The three cameras are pointed straight up and out in the middle of fields.
Per the article
http://singularityhub.com/wp-content/uploads/2011/03/whats-hitting-earth.jpg
So once again - If it's pointing up and is a fixed camera who is it going to be spying on?
and how soon after they get finished building this will they be visited by the NSA with a "request" to install some minor software patches the public need not know about?
All those airplanes, of course.
But if you have IR LEDs, you need a power source for them. The use of this creates an electromagnetic signature that could be identifiable through the unique interference pattern of your body and possibly radiated by the foil hat, thus enabling easier tracking from EM sensors monitoring passing objects.

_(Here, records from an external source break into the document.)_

## Fold paged layout kernels into the rotor encode and decode kernels

The paged encode no longer launches separate layout and directory-tail clearing kernels. The last block to finish, found through an atomic done-counter, writes the header, the size table and the padding, and each block clears its own directory tail. The paged decode reads the 32-bit size table straight from the container instead of running a layout_decode kernel, and the two workspace memsets become one. This removes several small kernel launches and their serialization per round trip, at the cost of a last-block-arrives pattern that relies on memory ordering. It also hardcodes header fields (algo, flags) inside the kernel.

```diff
diff --git a/density_amd/csrc/api.hip b/density_amd/csrc/api.hip
--- a/density_amd/csrc/api.hip
+++ b/density_amd/csrc/api.hip
@@ -177,18 +177,14 @@
     const uint64_t pbase = payload_base(nch, n, with_index);
     uint8_t* d_index = with_index ? d_out + index_base(nch) : nullptr;
     Profiler prof(c, s);
-    hipError_t e = hipMemsetAsync(d_err, 0, sizeof(uint32_t), s);
+    hipError_t e = hipMemsetAsync(d_err, 0, form == Form::Paged ? EncodePlan::kPagedClearBytes : sizeof(uint32_t), s);
     if (e != hipSuccess) { set_error("hipMemsetAsync", e); return DENSITY_HIP_ERR_RUNTIME; }
     if (form == Form::Paged) {
         const uint64_t dir_base = paged_dir_base(nch, n), pages_base = paged_pages_base(nch, n, chunk);
         const uint32_t ppc = paged_pages_per_chunk(chunk);
-        uint32_t* d_counter = p.page_counter(ws);
-        e = hipMemsetAsync(d_counter, 0, sizeof(uint32_t), s);
-        if (e == hipSuccess) e = launch_rotor_encode_paged(d_in, n, chunk, nch, d_out + pages_base, (uint32_t)std::min<uint64_t>((cap - pages_base) / kPageBytes, 0xffffu),
-                                                         d_counter, reinterpret_cast<uint32_t*>(d_out + dir_base), page_dir_words(ppc), d_sizes, d_index, d_err, s);
+        e = launch_rotor_encode_paged(d_in, n, chunk, nch, d_out, d_out + pages_base, (uint32_t)std::min<uint64_t>((cap - pages_base) / kPageBytes, 0xffffu),
+                                      p.paged_counters(ws), reinterpret_cast<uint32_t*>(d_out + dir_base), page_dir_words(ppc), d_sizes, d_index, d_err, s);
         prof.mark(encode_kernel_name(algo));
-        if (e == hipSuccess) e = launch_layout_encode_paged(d_sizes, nch, hdr, dir_base, dir_base + paged_dir_bytes(nch, chunk), pages_base, d_out, cap, d_counter, d_err, s);
-        prof.mark("layout_encode");
     } else if (nch == 1 || form == Form::Slotted) {
         const uint64_t stride = nch == 1 ? 0 : p.stride;
         e = codec_encode(algo, d_in, n, chunk, nch, d_out + pbase, stride, d_sizes, d_index, p.tables(ws), p.zmap(ws), p.stage(ws), d_err, s);
@@ -252,9 +248,8 @@
         if (g_rotor_unsafe || !rotor_decode_eligible(d_out, h.n_chunks, h.chunk_size, h.total_len, d_index, d_zmap) || (uintptr_t)(d_in + pages_base) % 4 != 0) {
             set_error("a paged container needs the rotation decoder (chunks of at most 4 MiB, 4-byte aligned buffers)"); return DENSITY_HIP_ERR_UNSUPPORTED;
         }
-        if (e == hipSuccess) e = launch_layout_decode_paged(d_in, h.n_chunks, d_sizes, d_offsets, s);
         prof.mark("layout_decode");
-        if (e == hipSuccess) e = launch_rotor_decode_paged(d_in + pages_base, d_offsets, d_sizes, h.n_chunks, d_out, h.chunk_size, h.total_len, d_index,
+        if (e == hipSuccess) e = launch_rotor_decode_paged(d_in + pages_base, reinterpret_cast<const uint32_t*>(d_in + sizeof(density_hip_header_t)), h.n_chunks, d_out, h.chunk_size, h.total_len, d_index,
                                                          reinterpret_cast<const uint32_t*>(d_in + dir_base), page_dir_words(paged_pages_per_chunk(h.chunk_size)),
                                                          (uint32_t)((body_len - pages_base) / kPageBytes), d_zmap, d_produced, d_err, s);
         prof.mark(decode_kernel_name(h.algo));
diff --git a/density_amd/csrc/api_internal.hpp b/density_amd/csrc/api_internal.hpp
--- a/density_amd/csrc/api_internal.hpp
+++ b/density_amd/csrc/api_internal.hpp
@@ -233,7 +233,8 @@
 struct EncodePlan {
     size_t chunk, n_chunks, stride, off_err, off_sizes, off_offsets, off_slots, off_tables, off_zmap, off_stage, total;
     uint32_t* err(uint8_t* ws) const { return reinterpret_cast<uint32_t*>(ws + off_err); }
-    uint32_t* page_counter(uint8_t* ws) const { return err(ws) + 4; }
+    uint32_t* paged_counters(uint8_t* ws) const { return err(ws) + 4; }
+    static constexpr size_t kPagedClearBytes = 32;
     uint64_t* sizes(uint8_t* ws) const { return reinterpret_cast<uint64_t*>(ws + off_sizes); }
     uint64_t* offsets(uint8_t* ws) const { return reinterpret_cast<uint64_t*>(ws + off_offsets); }
     uint64_t* carry(uint8_t* ws) const { return offsets(ws) + n_chunks; }
diff --git a/density_amd/csrc/container.hip b/density_amd/csrc/container.hip
--- a/density_amd/csrc/container.hip
+++ b/density_amd/csrc/container.hip
@@ -107,31 +107,6 @@
     }
 }
 
-__global__ __launch_bounds__(kScanThreads) void layout_encode_paged_kernel(const uint64_t* __restrict__ sizes, uint32_t n, density_hip_header_t hdr, uint64_t dir_base,
-                                                                           uint64_t dir_end, uint64_t pages_base, uint8_t* __restrict__ container, uint64_t capacity,
-                                                                           const uint32_t* __restrict__ page_counter, uint32_t* __restrict__ err) {
-    uint32_t* table = reinterpret_cast<uint32_t*>(container + kHeaderBytes);
-    for (uint32_t i = threadIdx.x; i < n; i += kScanThreads) table[i] = (uint32_t)sizes[i];
-    if (threadIdx.x == 0) {
-        hdr.container_len = pages_base + (uint64_t)*page_counter * kPageBytes;
-        *reinterpret_cast<density_hip_header_t*>(container) = hdr;
-        if (hdr.container_len > capacity) atomicOr(err, 2u);
-    }
-    const uint64_t table_end = kHeaderBytes + 4ull * n, ibase = (table_end + 15) / 16 * 16;
-    const uint64_t iend = ibase + (hdr.total_len + 255) / 256;
-    if (threadIdx.x < ibase - table_end) container[table_end + threadIdx.x] = 0;
-    if (threadIdx.x >= 32 && threadIdx.x - 32 < dir_base - iend) container[iend + threadIdx.x - 32] = 0;
-    for (uint64_t i = dir_end + threadIdx.x; i < pages_base; i += kScanThreads) container[i] = 0;
-}
-__global__ __launch_bounds__(256) void clear_directory_tails_kernel(uint32_t n, uint64_t dir_base, uint64_t dir_end, uint8_t* __restrict__ container) {
-    const uint32_t c = blockIdx.x * 4u + (threadIdx.x >> 6), lane = threadIdx.x & 63u;
-    if (c >= n) return;
-    const uint32_t words = (uint32_t)((dir_end - dir_base) / 4 / n);
-    uint32_t* dir = reinterpret_cast<uint32_t*>(container + dir_base) + (uint64_t)c * words;
-    const uint32_t used = dir[0];
-    for (uint32_t w = 4u * (used + 1u) + lane; w < words; w += 64u) dir[w] = 0u;
-}
-
 __global__ __launch_bounds__(kScanThreads) void layout_decode_kernel(const uint8_t* __restrict__ container, uint64_t container_size,
                                                                      uint32_t n, uint64_t base, uint64_t* __restrict__ sizes,
                                                                      uint64_t* __restrict__ offsets, uint64_t* __restrict__ end_scratch,
@@ -214,22 +189,6 @@
     return hipGetLastError();
 }
 
-hipError_t launch_layout_encode_paged(const uint64_t* d_sizes, uint32_t n_chunks, density_hip_header_t hdr, uint64_t dir_base, uint64_t dir_end, uint64_t pages_base, uint8_t* d_container,
-                                      uint64_t capacity, const uint32_t* d_page_counter, uint32_t* d_err, hipStream_t stream) {
-    hipLaunchKernelGGL(layout_encode_paged_kernel, dim3(1), dim3(kScanThreads), 0, stream, d_sizes, n_chunks, hdr, dir_base, dir_end, pages_base, d_container, capacity, d_page_counter, d_err);
-    if (n_chunks) hipLaunchKernelGGL(clear_directory_tails_kernel, dim3((n_chunks + 3) / 4), dim3(256), 0, stream, n_chunks, dir_base, dir_end, d_container);
-    return hipGetLastError();
-}
-
-__global__ __launch_bounds__(kScanThreads) void layout_decode_paged_kernel(const uint8_t* __restrict__ container, uint32_t n, uint64_t* __restrict__ sizes, uint64_t* __restrict__ offsets) {
-    const uint32_t* table = reinterpret_cast<const uint32_t*>(container + kHeaderBytes);
-    for (uint32_t i = threadIdx.x; i < n; i += kScanThreads) { sizes[i] = table[i]; offsets[i] = 0; }
-}
-hipError_t launch_layout_decode_paged(const uint8_t* d_container, uint32_t n_chunks, uint64_t* d_sizes, uint64_t* d_offsets, hipStream_t stream) {
-    hipLaunchKernelGGL(layout_decode_paged_kernel, dim3(1), dim3(kScanThreads), 0, stream, d_container, n_chunks, d_sizes, d_offsets);
-    return hipGetLastError();
-}
-
 hipError_t launch_layout_encode_batch(const uint64_t* d_sizes, uint32_t first, uint32_t count, bool is_first, bool is_last, density_hip_header_t hdr,
                                       uint64_t payload_base, uint8_t* d_container, uint64_t capacity, uint64_t* d_offsets, uint64_t* d_carry, uint32_t* d_err,
                                       hipStream_t stream) {
diff --git a/density_amd/csrc/kernels.hpp b/density_amd/csrc/kernels.hpp
--- a/density_amd/csrc/kernels.hpp
+++ b/density_amd/csrc/kernels.hpp
@@ -30,8 +30,8 @@
 constexpr uint64_t kPagedMaxChunk = 4ull << 20;
 constexpr uint32_t kPagedMaxPages = 96;
 bool rotor_encode_eligible(const uint8_t* d_in, uint64_t total, uint64_t chunk_bytes, uint32_t n_chunks);
-hipError_t launch_rotor_encode_paged(const uint8_t* d_in, uint64_t total, uint64_t chunk_bytes, uint32_t n_chunks, uint8_t* d_pages, uint32_t page_limit,
-                                     uint32_t* d_page_counter, uint32_t* d_dir, uint32_t dir_words, uint64_t* d_sizes, uint8_t* d_index, uint32_t* d_err, hipStream_t stream);
+hipError_t launch_rotor_encode_paged(const uint8_t* d_in, uint64_t total, uint64_t chunk_bytes, uint32_t n_chunks, uint8_t* d_container, uint8_t* d_pages, uint32_t page_limit,
+                                     uint32_t* d_counters, uint32_t* d_dir, uint32_t dir_words, uint64_t* d_sizes, uint8_t* d_index, uint32_t* d_err, hipStream_t stream);
 hipError_t launch_rotor_encode(const uint8_t* d_in, uint64_t total, uint64_t chunk_bytes, uint32_t n_chunks, uint8_t* d_out, uint64_t out_stride,
                                uint64_t* d_sizes, uint8_t* d_index, uint32_t* d_err, hipStream_t stream);
 constexpr uint64_t kSegImageBytes = 128ull * 1024 + 8ull * 1024;
@@ -46,6 +46,9 @@
     uint32_t page_dir_words = 0;
     uint32_t page_limit = 0;
     uint32_t lastwriters_only = 0;
+    const uint32_t* size_table = nullptr;
+    uint8_t* container = nullptr;
+    uint32_t* done_counter = nullptr;
 };
 hipError_t launch_rotor_encode_seg(const uint8_t* d_in, uint64_t total, uint64_t chunk_bytes, uint32_t n_chunks, uint8_t* d_out, uint64_t out_stride,
                                    uint64_t* d_sizes, uint32_t* d_err, SegArgs seg, hipStream_t stream);
@@ -108,12 +111,9 @@
 
 hipError_t launch_layout_encode(const uint64_t* d_sizes, uint32_t n_chunks, density_hip_header_t hdr, uint64_t payload_base, uint8_t* d_container,
                                 uint64_t capacity, uint64_t* d_offsets, uint32_t* d_err, hipStream_t stream, uint64_t slot_stride = 0);
-hipError_t launch_rotor_decode_paged(const uint8_t* d_pages, const uint64_t* d_offsets, const uint64_t* d_sizes, uint32_t n_chunks, uint8_t* d_out, uint64_t out_stride,
+hipError_t launch_rotor_decode_paged(const uint8_t* d_pages, const uint32_t* d_size_table, uint32_t n_chunks, uint8_t* d_out, uint64_t out_stride,
                                      uint64_t out_total, const uint8_t* d_index, const uint32_t* d_dir, uint32_t dir_words, uint32_t n_pages, uint32_t* d_zmap,
                                      uint64_t* d_produced, uint32_t* d_err, hipStream_t stream);
-hipError_t launch_layout_encode_paged(const uint64_t* d_sizes, uint32_t n_chunks, density_hip_header_t hdr, uint64_t dir_base, uint64_t dir_end, uint64_t pages_base, uint8_t* d_container,
-                                      uint64_t capacity, const uint32_t* d_page_counter, uint32_t* d_err, hipStream_t stream);
-hipError_t launch_layout_decode_paged(const uint8_t* d_container, uint32_t n_chunks, uint64_t* d_sizes, uint64_t* d_offsets, hipStream_t stream);
 hipError_t launch_layout_encode_batch(const uint64_t* d_sizes, uint32_t first, uint32_t count, bool is_first, bool is_last, density_hip_header_t hdr,
                                       uint64_t payload_base, uint8_t* d_container, uint64_t capacity, uint64_t* d_offsets, uint64_t* d_carry, uint32_t* d_err,
                                       hipStream_t stream);
diff --git a/density_amd/csrc/rotor_decode.hip b/density_amd/csrc/rotor_decode.hip
--- a/density_amd/csrc/rotor_decode.hip
+++ b/density_amd/csrc/rotor_decode.hip
@@ -57,9 +57,9 @@
     const uint32_t wave = rfl(threadIdx.x >> 6);
     const uint64_t chunk = blockIdx.x;
     PhaseClock<kProf> clk(blockIdx.x == 0 ? prof : nullptr);
-    const uint8_t* src = in + offsets[chunk];
+    const uint8_t* src = PAGED ? in : in + offsets[chunk];
     const uint8_t* idx = index + chunk * (out_stride / kBlock);
-    const uint64_t elen64 = sizes[chunk];
+    const uint64_t elen64 = PAGED ? (uint64_t)seg.size_table[chunk] : sizes[chunk];
     uint8_t* dst = out + chunk * out_stride;
     const uint64_t room_all = out_total - chunk * out_stride;
     const uint64_t cap = room_all < out_stride ? room_all : out_stride;
@@ -503,15 +503,15 @@
     rot_prof_report("decode", "stage A | stage B | operands | D wait | exchange | quads | Z chain | stores", prof, stream, kDecWaves);
     return hipGetLastError();
 }
-hipError_t launch_rotor_decode_paged(const uint8_t* d_pages, const uint64_t* d_offsets, const uint64_t* d_sizes, uint32_t n_chunks, uint8_t* d_out, uint64_t out_stride,
+hipError_t launch_rotor_decode_paged(const uint8_t* d_pages, const uint32_t* d_size_table, uint32_t n_chunks, uint8_t* d_out, uint64_t out_stride,
                                      uint64_t out_total, const uint8_t* d_index, const uint32_t* d_dir, uint32_t dir_words, uint32_t n_pages, uint32_t* d_zmap,
                                      uint64_t* d_produced, uint32_t* d_err, hipStream_t stream) {
     auto kernel = chameleon_decode_rot<false, true>;
     hipError_t e = hipFuncSetAttribute((const void*)kernel, hipFuncAttributeMaxDynamicSharedMemorySize, (int)kDecLdsPaged);
     if (e != hipSuccess) return e;
     SegArgs pg;
-    pg.page_dir = const_cast<uint32_t*>(d_dir); pg.page_dir_words = dir_words; pg.page_limit = n_pages;
-    hipLaunchKernelGGL(kernel, dim3(n_chunks), dim3(kDecThreads), kDecLdsPaged, stream, d_pages, d_offsets, d_sizes, d_out, out_stride, out_total,
+    pg.page_dir = const_cast<uint32_t*>(d_dir); pg.page_dir_words = dir_words; pg.page_limit = n_pages; pg.size_table = d_size_table;
+    hipLaunchKernelGGL(kernel, dim3(n_chunks), dim3(kDecThreads), kDecLdsPaged, stream, d_pages, (const uint64_t*)nullptr, (const uint64_t*)nullptr, d_out, out_stride, out_total,
                        1u | decode_naps(), d_index, d_zmap, d_produced, d_err, pg, (uint64_t*)nullptr);
     return hipGetLastError();
 }
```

You can never go home again... but I guess you can shop there.
This sounds a lot like my SETINE idea, "Search for Extra-Terrestrial Intelligence Near Earth" http://www.setine.com/
For this I was thinking of having 2 camera, wide angle high res still , and a Servo controlled 1080i HD camera with 35x Zoom like they use in high end CCTV systems.
The idea is the one camera would spot objects in the sky that don't follow expected patterns. The second on would zoom in and track it, and record it.
These could then be collected on the Internet and use crowd sourcing to ID objects and improve image processing algorithms for object identification.
I am always doing that which I can not do, in order that I may learn how to do it. - Pablo Picasso
whoops, there was bug in the control mechanism leading to some of cameras accidentally following black car
There will be little difficulty getting coverage, it's mostly there already, and then there are the little remote control airplanes etc.
Interesting, I think this might (ultimately?) be to catch the citizens who want their own UAVs.
I feel fantastic, and I'm still alive.
--
Marvin (with the pain in all the diodes down the left-hand side).
Birds are not dinosaur descendants;birds are dinosaurs, for all useful meanings of "birds", "are" and "dinosaurs"
... you dumbfucks!
Birds are not dinosaur descendants;birds are dinosaurs, for all useful meanings of "birds", "are" and "dinosaurs"
I suppose the government is going to start coming after all the meteorites.
Fireball tracking? Why? If it lands, we know where, and we know where it came from too, space. It's a UFO tracking system. "Fireballs" my arse!
Most people are mostly good most of the time.
Does the hardware allow for this? Also, won't the government have public specifications that would expose this possibility?